_Entries supplied:_
diff --git a/mozjpeg_amd/__init__.py b/mozjpeg_amd/__init__.py
--- a/mozjpeg_amd/__init__.py
+++ b/mozjpeg_amd/__init__.py
@@ -165,6 +165,8 @@
             L.mjh_get_planes_device.argtypes = [C.c_void_p, C.c_int, C.POINTER(C.c_void_p), C.POINTER(C.c_size_t), C.POINTER(C.c_size_t),
                                                 C.POINTER(C.c_int), C.POINTER(C.c_int)]
             L.mjh_transcode_batch_size.argtypes = [C.c_void_p]
+        if hasattr(L, "mjh_get_dc_path"):
+            L.mjh_get_dc_path.argtypes = [C.c_void_p, C.POINTER(C.c_int)]
         if hasattr(L, "mjh_enc_onepass_stats"):
             L.mjh_enc_onepass_stats.argtypes = [C.c_void_p, C.POINTER(C.c_int), C.POINTER(C.c_ulonglong), C.POINTER(C.c_ulonglong)]
         _lib = L
@@ -745,6 +747,11 @@
         _chk(lib().mjh_enc_onepass_stats(self._h, C.byref(on), C.byref(a), C.byref(b)))
         return dict(enabled=bool(on.value), long_blocks=a.value, big_groups=b.value)
 
+    def dc_path(self):
+        v = C.c_int()
+        _chk(lib().mjh_get_dc_path(self._h, C.byref(v)))
+        return (None, "lane", "dc3", "dc2", "speculative")[v.value]
+
     def transcode_host(self, files, errors="raise", **transform):
         n = len(files)
         if transform:
diff --git a/mozjpeg_amd/csrc/mjh_encoder.cpp b/mozjpeg_amd/csrc/mjh_encoder.cpp
--- a/mozjpeg_amd/csrc/mjh_encoder.cpp
+++ b/mozjpeg_amd/csrc/mjh_encoder.cpp
@@ -281,6 +281,9 @@
   int dc_mode = 0;
   int dc_late = 1;
   int dc_stats_side = 1;
+  int dc_lanes = 12000;
+  int dc_lanes_set = 0;
+  int dc_path = 0;
   int dc_window_ok = 0;
   int trellis_chunks = 0;
   hipEvent_t ev_chunk[4] = { nullptr, nullptr, nullptr, nullptr };
@@ -853,6 +856,7 @@
 
 static thread_local bool g_create_twin = false;
 static thread_local int g_twin_onepass = 1;
+static thread_local int g_twin_dc_lanes = 0, g_twin_dc_lanes_set = 0;
 static thread_local hipStream_t g_twin_avoid[2] = { nullptr, nullptr };
 
 static hipError_t make_streams(mjh_encoder *e)
@@ -1012,6 +1016,8 @@
   if (const char *v = getenv("MJH_TRELLIS_CHUNKS")) { e->trellis_chunks = atoi(v); if (e->trellis_chunks < 0 || e->trellis_chunks > 4) e->trellis_chunks = 0; }
   for (int i = 0; i < 4; i++) HIPCHK_E(hipEventCreateWithFlags(&e->ev_chunk[i], hipEventDisableTiming));
   if (const char *v = getenv("MJH_DC_LATE")) { e->dc_late = atoi(v); if (e->dc_late < 0 || e->dc_late > 2) e->dc_late = 1; }
+  if (g_create_twin) { e->dc_lanes = g_twin_dc_lanes; e->dc_lanes_set = g_twin_dc_lanes_set; }
+  else if (const char *v = getenv("MJH_DC_LANES")) { e->dc_lanes = atoi(v); if (e->dc_lanes < 0) e->dc_lanes = 0; e->dc_lanes_set = 1; }
   e->dc_window_ok = 1;
   for (int i = 0; i < C.ncomp; i++) if (p->quantval[p->quant_tbl_no[i]][0] < 5) e->dc_window_ok = 0;
   if (const char *v = getenv("MJH_DC_SPEC")) e->dc_spec = atoi(v);
@@ -1478,6 +1484,7 @@
   const int spi = e->spi;
   e->sizes_valid = false;
   e->last_n = n;
+  e->dc_path = MJH_DC_PATH_NONE;
   e->res_buf = -1;
   e->coef_input = coef_src != nullptr;
   e->last_stream = s;
@@ -1650,7 +1657,7 @@
     const int dc_mode = e->dc_mode;
     if (p.trellis_quant_dc && dc_mode == 1) {
       pr.mark("trellis_dc(serial)");
-      mjh_launch_trellis_dc(dc_chain_view(e, CV), e->d_quant, e->d_uq, e->d_q, e->d_tabs, spi, sl_dc, e->d_lambda, e->d_back, n, s, e->dc_window_ok);
+      e->dc_path = mjh_launch_trellis_dc(dc_chain_view(e, CV), e->d_quant, e->d_uq, e->d_q, e->d_tabs, spi, sl_dc, e->d_lambda, e->d_back, n, s, e->dc_window_ok, 0, -1, e->dc_lanes);
     } else if (p.trellis_quant_dc) {
       HIPCHK(hipEventRecord(e->ev_fork, s));
       HIPCHK(hipStreamWaitEvent(e->side_stream, e->ev_fork, 0));
@@ -1659,7 +1666,8 @@
         HIPCHK(hipEventRecord(e->side_events[2 * e->prof_calls], e->side_stream));
       }
       const size_t spec_bytes = 2 * (size_t)C.total_real_blocks * 9 * 16;
-      const bool spec = e->dc_spec && n <= 2 && qstride == 0 && spec_bytes <= ((size_t)256 << 20) && mjh_trellis_dc_speculative_ok(CV, e->dc_window_ok);
+      const bool spec = e->dc_spec && n <= 2 && qstride == 0 && spec_bytes <= ((size_t)256 << 20) && mjh_trellis_dc_speculative_ok(CV, e->dc_window_ok) &&
+                        !(e->dc_lanes_set && mjh_trellis_dc_lanes_ok(dc_chain_view(e, CV), e->dc_window_ok, n, e->dc_lanes));
       if (spec && !e->d_back9) {
         int rows = 0;
         for (int c = 0; c < C.ncomp; c++) rows += C.c[c].hib;
@@ -1670,10 +1678,10 @@
       const bool final_dc_here = !e->progressive && p.optimize_coding && last_loop && nbands == 1 && qstride == 0 && !ext_eob && e->dc_stats_side && e->seq_scans.empty();
       const bool sorted_tier = nzm && e->d_nq8 && e->trellis_v3 > 0 && e->trellis_variant <= 4;
       dc_late = e->dc_late > 0 && sorted_tier && !spec && final_dc_here && nloops == 1 && CV.ncomp == 3 && !e->debug_taps && (size_t)n * C.total_real_blocks >= e->small_batch;
-      if (spec) mjh_launch_trellis_dc_speculative(CV, e->d_quant, e->d_uq, e->d_q, e->d_tabs, spi, sl_dc, e->d_lambda, e->d_back9, e->d_jfin, e->d_qspec, n, e->side_stream);
+      if (spec) { mjh_launch_trellis_dc_speculative(CV, e->d_quant, e->d_uq, e->d_q, e->d_tabs, spi, sl_dc, e->d_lambda, e->d_back9, e->d_jfin, e->d_qspec, n, e->side_stream); e->dc_path = MJH_DC_PATH_SPEC; }
       else
-      mjh_launch_trellis_dc(dc_chain_view(e, CV), e->d_quant, e->d_uq, e->d_q, e->d_tabs, spi, sl_dc, e->d_lambda, e->d_back, n, e->side_stream, e->dc_window_ok,
-                            0, dc_late ? e->dc_late * CV.mcu_rows : -1);
+      e->dc_path = mjh_launch_trellis_dc(dc_chain_view(e, CV), e->d_quant, e->d_uq, e->d_q, e->d_tabs, spi, sl_dc, e->d_lambda, e->d_back, n, e->side_stream, e->dc_window_ok,
+                            0, dc_late ? e->dc_late * CV.mcu_rows : -1, e->dc_lanes);
       if (pr.enabled && e->profiling == 1) { HIPCHK(hipEventRecord(e->side_events[2 * e->prof_calls + 1], e->side_stream)); e->side_timed = true; }
       if (final_dc_here && !dc_late) {
         mjh_launch_stats_dc(C, e->d_q, e->d_tabs, spi, fin_dc, 1, zero4, n, e->side_stream);
@@ -1701,7 +1709,7 @@
     if (dc_late) {
       if (!v3) return fail(MJH_EINVAL, "internal: the late DC chains need the tile-sorted trellis' event");
       HIPCHK(hipStreamWaitEvent(e->side_stream, e->ev_side0, 0));
-      mjh_launch_trellis_dc(CV, e->d_quant, e->d_uq, e->d_q, e->d_tabs, spi, sl_dc, e->d_lambda, e->d_back, n, e->side_stream, e->dc_window_ok, e->dc_late * CV.mcu_rows, -1);
+      mjh_launch_trellis_dc(CV, e->d_quant, e->d_uq, e->d_q, e->d_tabs, spi, sl_dc, e->d_lambda, e->d_back, n, e->side_stream, e->dc_window_ok, e->dc_late * CV.mcu_rows, -1, e->dc_lanes);
       mjh_launch_stats_dc(C, e->d_q, e->d_tabs, spi, fin_dc, 1, zero4, n, e->side_stream);
       final_dc_counted = true;
       HIPCHK(hipEventRecord(e->ev_join, e->side_stream));
@@ -1897,6 +1905,7 @@
   mjh_encoder *t = nullptr;
   g_create_twin = true;
   g_twin_onepass = e->enc_onepass;
+  g_twin_dc_lanes = e->dc_lanes; g_twin_dc_lanes_set = e->dc_lanes_set;
   g_twin_avoid[0] = e->stream; g_twin_avoid[1] = e->side_stream;
   const int rc = mjh_encoder_create(&e->p_created, e->max_batch, e->device, &t);
   g_create_twin = false;
@@ -3121,6 +3130,14 @@
       for (int k = 0; k < 2; k++) HIPCHK(hipEventElapsedTime(&ms[k], e->dp_ev[k], e->dp_ev[k + 1]));
     }
   }
+  return MJH_OK;
+}
+
+extern "C" int mjh_get_dc_path(mjh_encoder *e, int *path)
+{
+  if (!e || !path) return fail(MJH_EINVAL, "null argument");
+  const mjh_encoder *x = e->last ? e->last : e;
+  *path = x->dc_path;
   return MJH_OK;
 }
 
diff --git a/mozjpeg_amd/csrc/mjh_kernels.hip b/mozjpeg_amd/csrc/mjh_kernels.hip
--- a/mozjpeg_amd/csrc/mjh_kernels.hip
+++ b/mozjpeg_amd/csrc/mjh_kernels.hip
@@ -1382,6 +1382,177 @@
   }
 }
 
+#ifndef DCL_BLOCK
+#define DCL_BLOCK 128
+#endif
+#ifndef DCL_G
+#define DCL_G 8
+#endif
+template <int NC> __device__ __forceinline__ float dc_lane_min(const float (&c)[NC])
+{
+  float m = fminf(fminf(c[0], c[1]), c[2]);
+  if constexpr (NC == 5) m = fminf(fminf(m, c[3]), c[4]);
+  if constexpr (NC >= 7) {
+    const float m1 = fminf(fminf(c[3], c[4]), c[5]);
+    if constexpr (NC == 7) m = fminf(fminf(m, m1), c[6]);
+    else m = fminf(fminf(m, m1), fminf(fminf(c[6], c[7]), c[8]));
+  }
+  return m;
+}
+template <int NC>
+__device__ __forceinline__ void dc_lane_chain(const MjhComp &cc, int imcu, unsigned long long rsi, int dq, float rcp, float lt0,
+                                              const int16_t *__restrict__ uq0, int16_t *__restrict__ qo0, const float *__restrict__ lam, uint4 *__restrict__ bk)
+{
+  constexpr int N1 = NC - 1, H = NC / 2;
+  int last_dc = 0;
+  for (int sub = 0; sub < cc.v; sub++) {
+    const int br = imcu * cc.v + sub;
+    if (br >= cc.hib) break;
+    const int row0 = br * cc.wib;
+    float pc[NC];
+    pc[0] = 0.0f;
+#pragma unroll
+    for (int i = 1; i < NC; i++) pc[i] = 3e38f;
+    int prev_c0 = last_dc, R = 0;
+    struct alignas(2) XsG { int16_t v[DCL_G]; };
+    struct alignas(4) LamG { float v[DCL_G]; };
+    struct alignas(8) BackG { uint2 v[DCL_G]; };
+    uint2 *bk8 = reinterpret_cast<uint2 *>(bk);
+    auto fetch = [&](int g, XsG &xo, LamG &lo) {
+      if (g + DCL_G <= cc.wib) {
+        __builtin_memcpy(&xo, uq0 + row0 + g, sizeof(XsG));
+        __builtin_memcpy(&lo, lam + row0 + g, sizeof(LamG));
+      } else {
+#pragma unroll
+        for (int s = 0; s < DCL_G; s++) { const int b = min(g + s, cc.wib - 1); xo.v[s] = uq0[row0 + b]; lo.v[s] = lam[row0 + b]; }
+      }
+    };
+    XsG xs_c, xs_n;
+    LamG lam_c, lam_n;
+    fetch(0, xs_c, lam_c);
+    for (int g = 0; g < cc.wib; g += DCL_G) {
+      fetch(g + DCL_G, xs_n, lam_n);
+      BackG bw;
+#pragma unroll
+      for (int s = 0; s < DCL_G; s++) {
+        bw.v[s] = make_uint2(0, 0);
+        if (g + s < cc.wib) {
+          const int xs = xs_c.v[s];
+          const float lambda_dc = lam_c.v[s] * lt0;
+          const int x = xs < 0 ? -xs : xs, neg = xs < 0 ? 1 : 0;
+          const int qv = udiv_exact(x + (dq >> 1), dq, rcp);
+          const int c0 = neg ? -(qv + H) : qv - H;
+          const int D = c0 - prev_c0, Dp = R ? -D : D;
+          const int flip = neg ^ R;
+          float rt[2 * NC - 1];
+#pragma unroll
+          for (int t = 0; t < 2 * NC - 1; t++) rt[t] = dc_rate(rsi, Dp + t - N1);
+          const int dA = mul24(qv - H + (flip ? N1 : 0), dq) - x, stq = flip ? -dq : dq;
+          float best[NC];
+          unsigned lo = 0, hi = 0;
+#pragma unroll
+          for (int a = 0; a < NC; a++) {
+            const int delta = dA + mul24(a, stq);
+            const float dist = (float)mul24(delta, delta) * lambda_dc;
+            float c[NC];
+#pragma unroll
+            for (int i = 0; i < NC; i++) c[i] = pc[i] + (rt[a - i + N1] + dist);
+            const float m = dc_lane_min<NC>(c);
+            int bb = N1;
+#pragma unroll
+            for (int i = N1 - 1; i >= 0; i--) bb = c[i] == m ? i : bb;
+            best[a] = m;
+            if (a < 8) lo |= (unsigned)bb << (4 * a); else hi = (unsigned)bb;
+          }
+#pragma unroll
+          for (int k = 0; k < NC; k++) pc[k] = flip ? best[N1 - k] : best[k];
+          prev_c0 = c0;
+          R = neg;
+          hi |= (unsigned)flip << 4 | (unsigned)neg << 5 | (unsigned)((qv - H) & 0xFFFF) << 16;
+          bw.v[s] = make_uint2(lo, hi);
+        }
+      }
+      if (g + DCL_G <= cc.wib && ((row0 + g) & 1) == 0) {
+#pragma unroll
+        for (int s = 0; s < DCL_G; s += 2) *reinterpret_cast<uint4 *>(bk8 + row0 + g + s) = make_uint4(bw.v[s].x, bw.v[s].y, bw.v[s + 1].x, bw.v[s + 1].y);
+      } else
+#pragma unroll
+        for (int s = 0; s < DCL_G; s++) if (g + s < cc.wib) bk8[row0 + g + s] = bw.v[s];
+      xs_c = xs_n; lam_c = lam_n;
+    }
+    int j = N1;
+    {
+      const float m = dc_lane_min<NC>(pc);
+#pragma unroll
+      for (int i = N1 - 1; i >= 0; i--) j = pc[i] == m ? i : j;
+    }
+    __threadfence_block();
+    auto fetch_back = [&](int top, BackG &wo) {
+      if (top - (DCL_G - 1) >= 0 && ((row0 + top - (DCL_G - 1)) & 1) == 0) {
+#pragma unroll
+        for (int s = 0; s < DCL_G; s += 2) {
+          const uint4 q = *reinterpret_cast<const uint4 *>(bk8 + row0 + top - (DCL_G - 1) + s);
+          wo.v[s] = make_uint2(q.x, q.y); wo.v[s + 1] = make_uint2(q.z, q.w);
+        }
+      } else
+#pragma unroll
+        for (int s = 0; s < DCL_G; s++) wo.v[s] = bk8[row0 + max(top - (DCL_G - 1) + s, 0)];
+    };
+    BackG w_c, w_n;
+    fetch_back(cc.wib - 1, w_c);
+    for (int top = cc.wib - 1; top >= 0; top -= DCL_G) {
+      fetch_back(top - DCL_G, w_n);
+      XsG out;
+#pragma unroll
+      for (int s = DCL_G - 1; s >= 0; s--) {
+        out.v[s] = 0;
+        if (top - (DCL_G - 1) + s >= 0) {
+          const uint2 w = w_c.v[s];
+          int cnd = (int)(short)(w.y >> 16) + j;
+          if (w.y & 32u) cnd = -cnd;
+          out.v[s] = (int16_t)cnd;
+          if (s == DCL_G - 1 && top == cc.wib - 1) last_dc = cnd;
+          const int a = (w.y & 16u) ? N1 - j : j;
+          j = (int)(((((unsigned long long)w.y) << 32 | w.x) >> (4 * a)) & 15u);
+        }
+      }
+      if (top - (DCL_G - 1) >= 0) __builtin_memcpy(qo0 + row0 + top - (DCL_G - 1), &out, sizeof(XsG));
+      else
+#pragma unroll
+        for (int s = 0; s < DCL_G; s++) if (top - (DCL_G - 1) + s >= 0) qo0[row0 + top - (DCL_G - 1) + s] = out.v[s];
+      w_c = w_n;
+    }
+  }
+}
+
+__global__ void __launch_bounds__(DCL_BLOCK)
+k_trellis_dc_lane(MjhConst C, const MjhQuant *__restrict__ Q, const int16_t *__restrict__ coef_uq,
+                  int16_t *__restrict__ coef_q, const MjhHuffTable *__restrict__ tabs, int slots_per_image,
+                  int slot, const float *__restrict__ lambda_in, uint8_t *__restrict__ back, int comp, int imcu0, int cnt, int total)
+{
+  const int t = blockIdx.x * DCL_BLOCK + threadIdx.x;
+  if (t >= total) return;
+  const int img = t / cnt, imcu = imcu0 + (t - img * cnt);
+  const MjhComp cc = C.c[comp];
+  const MjhHuffTable *T = tabs + (size_t)img * slots_per_image + slot;
+  unsigned long long rsi = 0;
+  for (int s = 0; s < 12; s++) rsi |= (unsigned long long)((T->ehufsi[s] + s) & 31) << (5 * s);
+  const int q0 = Q->q[cc.qtbl][0];
+  const int dq = 8 * q0;
+  const float rcp = Q->rcp8q[cc.qtbl][0];
+  const float lt0 = Q->lambda_tbl[cc.qtbl][0];
+  int ncand = (2 + 60 / q0) | 1;
+  if (ncand > 9) ncand = 9;
+  const int16_t *uq0 = coef_uq + (size_t)img * C.coefs_per_image + cc.coef_off;
+  int16_t *qo0 = coef_q + (size_t)img * C.coefs_per_image + cc.coef_off;
+  const float *lam = lambda_in + (size_t)img * C.total_real_blocks + cc.blk_off;
+  uint4 *bk = reinterpret_cast<uint4 *>(back) + ((size_t)img * C.total_real_blocks + cc.blk_off);
+  if (ncand == 9) dc_lane_chain<9>(cc, imcu, rsi, dq, rcp, lt0, uq0, qo0, lam, bk);
+  else if (ncand == 7) dc_lane_chain<7>(cc, imcu, rsi, dq, rcp, lt0, uq0, qo0, lam, bk);
+  else if (ncand == 5) dc_lane_chain<5>(cc, imcu, rsi, dq, rcp, lt0, uq0, qo0, lam, bk);
+  else dc_lane_chain<3>(cc, imcu, rsi, dq, rcp, lt0, uq0, qo0, lam, bk);
+}
+
 #define DC3_HYP 9
 __global__ void __launch_bounds__(64)
 k_trellis_dc3_fwd(MjhConst C, const MjhQuant *__restrict__ Q, const int16_t *__restrict__ coef_uq,
@@ -2375,16 +2546,34 @@
   hipLaunchKernelGGL(k_trellis_dc3_resolve, dim3(C.ncomp * C.mcu_rows, n), dim3(64), 0, s, C, (int16_t *)q, (const int *)jfin, (const int16_t *)qspec, rows);
 }
 
-void mjh_launch_trellis_dc(const MjhConst &C, const MjhQuant *Q, const void *uq, void *q, const MjhHuffTable *tabs, int spi, const int dc_slot[4], const float *lambda, void *back, int n, hipStream_t s,
-                           int window_ok, int chain0, int chain1)
+bool mjh_trellis_dc_lanes_ok(const MjhConst &C, int window_ok, int n, int lanes_min)
+{
+  return window_ok && C.delta_dc_weight <= 0.0f && lanes_min > 0 && (long long)n * C.mcu_rows >= lanes_min;
+}
+
+int mjh_launch_trellis_dc(const MjhConst &C, const MjhQuant *Q, const void *uq, void *q, const MjhHuffTable *tabs, int spi, const int dc_slot[4], const float *lambda, void *back, int n, hipStream_t s,
+                          int window_ok, int chain0, int chain1, int lanes_min)
 {
   const int nchains = C.ncomp * C.mcu_rows;
   if (chain1 < 0 || chain1 > nchains) chain1 = nchains;
-  if (chain0 >= chain1) return;
+  if (chain0 >= chain1) return MJH_DC_PATH_NONE;
+  if (mjh_trellis_dc_lanes_ok(C, window_ok, n, lanes_min)) {
+    for (int c = 0; c < C.ncomp; c++) {
+      const int lo = chain0 > c * C.mcu_rows ? chain0 : c * C.mcu_rows, hi = chain1 < (c + 1) * C.mcu_rows ? chain1 : (c + 1) * C.mcu_rows;
+      if (lo >= hi) continue;
+      const int cnt = hi - lo, total = n * cnt;
+      hipLaunchKernelGGL(k_trellis_dc_lane, dim3((total + DCL_BLOCK - 1) / DCL_BLOCK), dim3(DCL_BLOCK), 0, s, C, Q, (const int16_t *)uq, (int16_t *)q, tabs, spi, dc_slot[c], lambda, (uint8_t *)back,
+                         c, lo - c * C.mcu_rows, cnt, total);
+    }
+    return MJH_DC_PATH_LANE;
+  }
   dim3 grid((chain1 - chain0 + 3) / 4, n);
-  if (window_ok && C.delta_dc_weight <= 0.0f)
+  if (window_ok && C.delta_dc_weight <= 0.0f) {
     hipLaunchKernelGGL(k_trellis_dc3, grid, dim3(64), 0, s, C, Q, (const int16_t *)uq, (int16_t *)q, tabs, spi, make_int4(dc_slot[0], dc_slot[1], dc_slot[2], dc_slot[3]), lambda, (uint8_t *)back, chain0, chain1);
-  else hipLaunchKernelGGL(k_trellis_dc2, grid, dim3(64), 0, s, C, Q, (const int16_t *)uq, (int16_t *)q, tabs, spi, make_int4(dc_slot[0], dc_slot[1], dc_slot[2], dc_slot[3]), lambda, (uint8_t *)back, chain0, chain1);
+    return MJH_DC_PATH_DC3;
+  }
+  hipLaunchKernelGGL(k_trellis_dc2, grid, dim3(64), 0, s, C, Q, (const int16_t *)uq, (int16_t *)q, tabs, spi, make_int4(dc_slot[0], dc_slot[1], dc_slot[2], dc_slot[3]), lambda, (uint8_t *)back, chain0, chain1);
+  return MJH_DC_PATH_DC2;
 }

_Task to carry out:_ Go through the entries above and report how many lines hold the word "enabled". Nothing but the number is needed.

_Task result:_ 2